Posted by: Aqua Blog Maven on May 22, 2009 at 8:24 am

From Jonathan R. Schutz of Somach, Simmons & Dunn:

On April 23, 2009, the Santa Clara Superior Court ruled that the Santa Clara Valley Water District’s (District) groundwater extraction fee violates the provisions of the California Constitution added by Proposition 218. The fee applied to approximately 4,000 well owners, and the Court’s ruling could require that the District refund up to $250,000,000. The case continues a recent trend of rulings where a local agency’s fee program has been invalidated under Proposition 218.

Background on the Fee and Proposition 218

Proposition 218 intended to limit the methods by which local government can exact revenue from taxpayers.

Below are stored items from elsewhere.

typedef struct {
    int32_t dtype;
    int32_t ratio_f64;
    double rtol, atol;
    double min_step, max_step;
    double safety, ifactor, dfactor;
    double t_sign;
    int64_t max_num_steps;
    int64_t n_global;
    void *ybuf[2];
    void *kbuf[2];
    int32_t always_fit;
    int32_t reserved;
    uint64_t loop_handle;
} tdq_options;

typedef struct {
    volatile uint64_t seq;
    volatile int32_t status;
    volatile int32_t accept;
    volatile int32_t done;
    volatile int32_t out_cursor;
    volatile int64_t n_accept, n_reject;
    volatile double t0, t1, dt;
    volatile double ratio;
    volatile double att_t0, att_dt;
    volatile double next_t0, next_dt;
    volatile int32_t on_jump_t;
    volatile int32_t par;
} tdq_mailbox;

int tdq_abi_version(void);
size_t tdq_sizeof(int32_t which);
const char *tdq_last_error(void);
int tdq_device_sm_count(int *out);

int tdq_tableau_get(const char *name, tdq_tableau *out);

int tdq_mailbox_create(tdq_mailbox **host_ptr, void **dev_ptr);
int tdq_mailbox_destroy(tdq_mailbox *host_ptr);

size_t tdq_ctrl_size(void);
size_t tdq_ctrl_tstage_offset(void);
size_t tdq_ctrl_taux_offset(void);

int tdq_ctrl_init(void *ctrl_dev, const tdq_tableau *tab, const tdq_options *opt, const double *t_out_dev,
                  double t_start, int32_t n_out, void *mailbox_dev, void *stream);

int tdq_ctrl_set_step_t(void *ctrl_dev, const double *step_t_dev, int32_t n, void *stream);
int tdq_ctrl_set_jump_t(void *ctrl_dev, const double *jump_t_dev, int32_t n, void *stream);

int64_t tdq_norm_table_fill(const int64_t *seg_offsets, const int64_t *seg_lens, int32_t n_seg, int64_t n,
                            int32_t dtype, int64_t *table_host, int64_t capacity_words);
size_t tdq_norm_partials_len(size_t n, int64_t n_chunks);

int tdq_scaled_sumsq(void *ctrl_dev, int32_t dtype, const void *x, const void *x2, const void *y0,
                     const double *rtol_vec, const double *atol_vec, const int64_t *table_dev, int64_t n_chunks,
                     int32_t table_aligned, int32_t n_seg, size_t n, double *partials, double *out, void *stream);
int tdq_initial_step_h0(void *ctrl_dev, int32_t dtype, const double *d0_sumsq, const double *d1_sumsq,
                        const int64_t *seg_counts_dev, int32_t n_seg, void *stream);
int tdq_initial_step_probe(void *ctrl_dev, int32_t dtype, void *y_probe, const void *y0, const void *f0,
                           size_t n, void *stream);
int tdq_initial_step_finish(void *ctrl_dev, int32_t dtype, const double *d2_sumsq,
                            const int64_t *seg_counts_dev, int32_t n_seg, void *stream);
int tdq_set_first_step(void *ctrl_dev, double first_step, void *stream);

int tdq_prepare_attempt(void *ctrl_dev, int32_t dtype, const double *y0_nonfinite_count_dev, void *stream);

int tdq_stage_combine(void *ctrl_dev, const tdq_tableau *tab, int32_t dtype, int32_t row, void *y_out,
                      const void *y0, const void *const *k, size_t n, void *stream);

int tdq_stage_combine_final(void *ctrl_dev, const tdq_tableau *tab, int32_t dtype, void *y1_out, void *err_out,
                            const void *y0, const void *const *k, size_t n, void *stream);

int tdq_error_norm_commit(void *ctrl_dev, int32_t dtype, const void *err_pre, const void *k_last, const void *y0,
                          const void *y1, const double *rtol_vec, const double *atol_vec, const int64_t *table_dev,
                          int64_t n_chunks, int32_t table_aligned, int32_t n_seg, size_t n, double *partials,
                          double *out, void *err_over_tol_out, void *stream);
int tdq_commit_candidates(void *ctrl_dev, int32_t dtype, const void *y1, const void *k_last, size_t n, void *stream);

int tdq_controller(void *ctrl_dev, int32_t dtype, const double *norm_in, const int64_t *seg_counts_dev,
                   int32_t n_seg, const void *ratio_dev, void *stream);

int tdq_interp_fit_eval(void *ctrl_dev, const tdq_tableau *tab, int32_t dtype, const void *y1, const void *const *k,
                        void *const *coeff, void *solution, size_t n, void *stream);
int tdq_interp_eval_at(void *ctrl_dev, int32_t dtype, const void *const *coeff, const double *t_dev, void *out,
                       size_t n, void *stream);
int tdq_poly_eval(int32_t dtype, const void *const *coeff, double x, void *out, size_t n, void *stream);
int tdq_ctrl_reset_interval(void *ctrl_dev, void *stream);

int tdq_loop_create(void *body_graph, void **loop_out, uint64_t *handle_out);
int tdq_loop_launch(void *loop, void *stream);
int tdq_loop_destroy(void *loop);
int tdq_ctrl_set_loop(void *ctrl_dev, uint64_t loop_handle, void *stream);

int tdq_rk4_stage(int32_t dtype, int32_t which, void *y_out, const void *y0, const void *k1,
                  const void *k2, const void *k3, const void *k4, const void *dt_dev,
                  const int64_t *step_dev, size_t n, void *stream);
int tdq_fixed_emit(int32_t dtype, void *y0, const void *y1, void *solution,
                   const int32_t *rec_begin_dev, const int32_t *out_idx_dev, const int32_t *mode_dev,
                   const void *slope_dev, int64_t *step_dev, const void *tstage_all_dev,
                   void *tstage_cur_dev, int64_t n_steps, size_t n, void *stream);

int tdq_fixed_final_emit(int32_t dtype, int32_t which, void *y0, const void *k1, const void *k2, const void *k3,
                         const void *k4, const void *dt_dev, void *solution, const int32_t *rec_begin_dev,
                         const int32_t *out_idx_dev, const int32_t *mode_dev, const void *slope_dev, int64_t *step_dev,
                         const void *tstage_all_dev, void *tstage_cur_dev, int64_t n_steps, size_t n, void *stream);

int tdq_lincomb(int32_t dtype, void *out, const void *base, const void *const *x, const double *coefs, int32_t n_terms,
                size_t n, void *stream);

Since it was passed, only the following levies may be imposed on property or persons as a result of property ownership: (1) ad valorem property tax; (2) special taxes; (3) assessments; (4) fees and charges for property-related services. (Cal. Const., art. XIII D, § 3(a).) In this case, fees were at issue. A “fee” or “charge” is “any levy other than an ad valorem tax, special tax, or an assessment, imposed by an agency upon a parcel or upon a person as an incident of property ownership, including a user fee or charge for a property related service.” (Id. at XIII D, § 2(e).) Revenue generated from the fee may not exceed the funds required to provide the service and the amount of a fee imposed upon any parcel may “not exceed the proportional cost of the service attributable to the parcel.” (Id. at §§ 9(a), (b).) A property related fee may only be imposed or increased after a specified voter approval process.

Read more background and analysis from Somach Simmons & Dunn by clicking here.

Comments

One Response to “Santa Clara court invalidates Groundwater Extraction Fee on the grounds that it violates Proposition 218”

  1. dfb on May 24th, 2009 1:58 am

    This ruling is likely to go up the chain to the Cal Supreme Court and will ultimately need to be sorted out by the legislature. Great Oaks and other water users are extracting water from an aquifer that has a history of depletion and land subsistence. If the district were not refilling the aquifer, those companies and others who rely on groundwater would deplete the aquifer faster than it can be refilled and it would subside or be invaded with salt water from the bay. In other words, they are pumping ground water that belongs to the district and should pay for it.